Until recently, the Tribunal had generally been of the view that its reinstatement powers should be exercised in limited circumstances. As a result, many were surprised to see the Tribunal reinstate an employee almost ten years after her termination. Such a decision results in an uncharacteristically large damages award and also leaves the employer with the undoubtedly uncomfortable task of re-integrating the employee back into the workplace.

It was therefore no surprise that the employer in Fair brought an application for judicial review of the Tribunal’s decision before a panel of the Ontario Superior Court of Justice, Divisional Court (“Divisional Court”). Among the several grounds raised, the employer challenged the appropriateness of the reinstatement award in the circumstances.
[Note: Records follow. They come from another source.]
@@ -1354,6 +1357,10 @@
     HIP_TRY(hipFuncSetAttribute((const void*)k_edge<H, false, 3>, hipFuncAttributeMaxDynamicSharedMemorySize, lds));
     HIP_TRY(hipFuncSetAttribute((const void*)k_edge<H, true, 0, HD_EDGE_SAVE>, hipFuncAttributeMaxDynamicSharedMemorySize, lds));
     HIP_TRY(hipFuncSetAttribute((const void*)k_edge<H, false, 0, HD_EDGE_SAVE>, hipFuncAttributeMaxDynamicSharedMemorySize, lds));
+    if constexpr (edge_packed_width(H)) {
+        HIP_TRY(hipFuncSetAttribute((const void*)k_edge<H, true, 0, HD_EDGE_PACKED>, hipFuncAttributeMaxDynamicSharedMemorySize, lds));
+        HIP_TRY(hipFuncSetAttribute((const void*)k_edge<H, false, 0, HD_EDGE_PACKED>, hipFuncAttributeMaxDynamicSharedMemorySize, lds));
+    }
     if constexpr (H >= 128) {
         HIP_TRY(hipFuncSetAttribute((const void*)k_edge<H, true, 3, HD_EDGE_SAVE | HD_EDGE_UNSCALED>, hipFuncAttributeMaxDynamicSharedMemorySize, lds));
         HIP_TRY(hipFuncSetAttribute((const void*)k_edge<H, false, 3, HD_EDGE_SAVE | HD_EDGE_UNSCALED>, hipFuncAttributeMaxDynamicSharedMemorySize, lds));
diff --git a/hierdiff_amd/csrc/k_edge.hpp b/hierdiff_amd/csrc/k_edge.hpp
--- a/hierdiff_amd/csrc/k_edge.hpp
+++ b/hierdiff_amd/csrc/k_edge.hpp
@@ -38,6 +38,17 @@
 constexpr int HD_EDGE_SAVE = 256;
 constexpr int HD_EDGE_UNSCALED = 512;
 constexpr float HD_NEG_LOG2E = -1.4426950408889634f;
+constexpr int HD_EDGE_PACKED = 2048;
+constexpr bool edge_packed_width(int H) {
+#ifdef HD_EDGE_NO_PACKED
+    return false;
+#else
+    return H >= 256;
+#endif
+}
+HD_DEVINL f32x2 pk_fma(f32x2 a, f32x2 b, f32x2 c) { return __builtin_elementwise_fma(a, b, c); }
+HD_DEVINL f32x2 pk2(float lo, float hi) { return f32x2{lo, hi}; }
+HD_DEVINL f32x2 pk_splat(float v) { return f32x2{v, v}; }
 
 
 struct AbMaxArgs { const float* AB; float* out; int M, H; };
@@ -232,11 +243,35 @@
         if constexpr (ABL & 8) { pa[u] = f32x4{radial, d0, radial, d0}; pb[u] = pa[u]; }
         else vm_load2(pa[u], pb[u], Arow + KC * c + 4 * u, Brow + KC * c + 4 * u);
     };
+    constexpr bool PACKED = PREC == 0 && (ABL & HD_EDGE_PACKED) != 0;
+#ifndef HD_F32_SILU_IS_FAST
+    static_assert(!PACKED, "the packed form is silu_fast written out");
+#endif
+    auto make_quad_pk = [&](const f32x4 av, const f32x4 bv, const f32x4 wr4, const f32x4 wd4, float (&P)[16], const int at) {
+        f32x2 pre[2], e[2];
+#pragma unroll
+        for (int p = 0; p < 2; ++p) pre[p] = pk2(av[2 * p], av[2 * p + 1]) + pk2(bv[2 * p], bv[2 * p + 1]);
+#pragma unroll
+        for (int p = 0; p < 2; ++p) pre[p] = pk_fma(pk_splat(radial), pk2(wr4[2 * p], wr4[2 * p + 1]), pre[p]);
+#pragma unroll
+        for (int p = 0; p < 2; ++p) pre[p] = pk_fma(pk_splat(d0), pk2(wd4[2 * p], wd4[2 * p + 1]), pre[p]);
+#pragma unroll
+        for (int p = 0; p < 2; ++p) e[p] = pre[p] * pk_splat(-1.44269502162933349609375f);
+#pragma unroll
+        for (int p = 0; p < 2; ++p) e[p] = pk2(__builtin_amdgcn_exp2f(e[p][0]), __builtin_amdgcn_exp2f(e[p][1]));
+#pragma unroll
+        for (int p = 0; p < 2; ++p) e[p] = pk_splat(1.0f) + e[p];
+#pragma unroll
+        for (int p = 0; p < 2; ++p) e[p] = pk2(__builtin_amdgcn_rcpf(e[p][0]), __builtin_amdgcn_rcpf(e[p][1]));
+#pragma unroll
+        for (int p = 0; p < 2; ++p) { pre[p] = pre[p] * e[p]; P[at + 2 * p] = pre[p][0]; P[at + 2 * p + 1] = pre[p][1]; }
+    };
     auto make_P = [&](int c, float (&P)[16]) {
 #pragma unroll
         for (int u = 0; u < 4; ++u) {
             f32x4 wr4 = *reinterpret_cast<const f32x4*>(wrd_s + 32 * c + 16 * hh + 4 * u);
             f32x4 wd4 = *reinterpret_cast<const f32x4*>(wrd_s + H + 32 * c + 16 * hh + 4 * u);
+            if constexpr (PACKED) { make_quad_pk(pa[u], pb[u], wr4, wd4, P, 4 * u); continue; }
 #pragma unroll
             for (int j = 0; j < 4; ++j) {
                 float pre = pa[u][j] + pb[u][j];
@@ -383,13 +418,17 @@
                         acc[c0 + ct] = __builtin_amdgcn_mfma_f32_32x32x2f32(Pc[4 * q + j], cur[ct][j], acc[c0 + ct], 0, 0, 0);
                 __builtin_amdgcn_sched_barrier(0);
                 if constexpr (PRODUCE) {
+                    if constexpr (PACKED) asm volatile("" :: "v"(acc[c0 + HC - 1]));
                     rows_wait(std::integral_constant<int, q>{});
-#pragma unroll
-                    for (int j = 0; j < 4; ++j) {
-                        float pre = pa[q][j] + pb[q][j];
-                        pre = __builtin_fmaf(radial, wr4[j], pre);
-                        pre = __builtin_fmaf(d0, wd4[j], pre);
-                        Pc[4 * q + j] = HD_F32_SILU(pre);
+                    if constexpr (PACKED) make_quad_pk(pa[q], pb[q], wr4, wd4, Pc, 4 * q);
+                    else {
+#pragma unroll
+                        for (int j = 0; j < 4; ++j) {
+                            float pre = pa[q][j] + pb[q][j];
+                            pre = __builtin_fmaf(radial, wr4[j], pre);
+                            pre = __builtin_fmaf(d0, wd4[j], pre);
+                            Pc[4 * q + j] = HD_F32_SILU(pre);
+                        }
                     }
                     if constexpr (KIND == CH_MID) {
                         if constexpr (ABL & 8) { pa[q] = f32x4{radial, d0, radial, d0}; pb[q] = pa[q]; }
@@ -545,6 +584,31 @@
         const float wav = wrd_s[3 * H + 32 * ct + n];
         if constexpr (PREC == 0) {
 #ifdef HD_F32_SILU_IS_FAST
+            if constexpr (PACKED) {
+                f32x2 x2[8], e2[8];
+#pragma unroll
+                for (int p = 0; p < 8; ++p) { x2[p] = pk2(acc[ct][2 * p], acc[ct][2 * p + 1]); e2[p] = x2[p] * pk_splat(-1.44269502162933349609375f); }
+                __builtin_amdgcn_sched_barrier(0);
+#pragma unroll
+                for (int p = 0; p < 8; ++p) e2[p] = pk2(__builtin_amdgcn_exp2f(e2[p][0]), __builtin_amdgcn_exp2f(e2[p][1]));
+                __builtin_amdgcn_sched_barrier(0);
+#pragma unroll
+                for (int p = 0; p < 8; ++p) e2[p] = pk_splat(1.0f) + e2[p];
+                __builtin_amdgcn_sched_barrier(0);
+#pragma unroll
+                for (int p = 0; p < 8; ++p) e2[p] = pk2(__builtin_amdgcn_rcpf(e2[p][0]), __builtin_amdgcn_rcpf(e2[p][1]));
+                __builtin_amdgcn_sched_barrier(0);
+#pragma unroll
+                for (int p = 0; p < 8; ++p) { x2[p] = x2[p] * e2[p]; acc[ct][2 * p] = x2[p][0]; acc[ct][2 * p + 1] = x2[p][1]; }
+                __builtin_amdgcn_sched_barrier(0);
+#pragma unroll
+                for (int p = 0; p < 8; ++p) {
+                    const f32x2 d2 = pk_fma(x2[p], pk_splat(wav), pk2(dot[2 * p], dot[2 * p + 1]));
+                    dot[2 * p] = d2[0]; dot[2 * p + 1] = d2[1];
+                }
+                __builtin_amdgcn_sched_barrier(0);
+                continue;
+            }
             float e[16];
 #pragma unroll
             for (int r = 0; r < 16; ++r) e[r] = acc[ct][r] * -1.44269502162933349609375f;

On September 29, 2014, the Divisional Court released its decision on the application,1 upholding the decision of the Tribunal and awarding an additional $15,000 in costs against the employer in respect of the judicial review process.

The Divisional Court made short order of the employer’s quarrel with the reinstatement award. It held that the Tribunal has broad remedial authority and that, while reinstatement is unusual, there is no barrier or obstacle to the remedy at law. The Divisional Court concluded that the Tribunal’s decision with respect to remedy is “intelligible, transparent and with justification. The outcome is within the range of reasonable expectation.”

While one could argue that such a result was not within anyone’s reasonable expectation at the time, with Court approval of the Tribunal’s decision in Fair, employers should now have little doubt that the Tribunal’s power to reinstate is a risk on any termination that is found to result from unlawful discrimination.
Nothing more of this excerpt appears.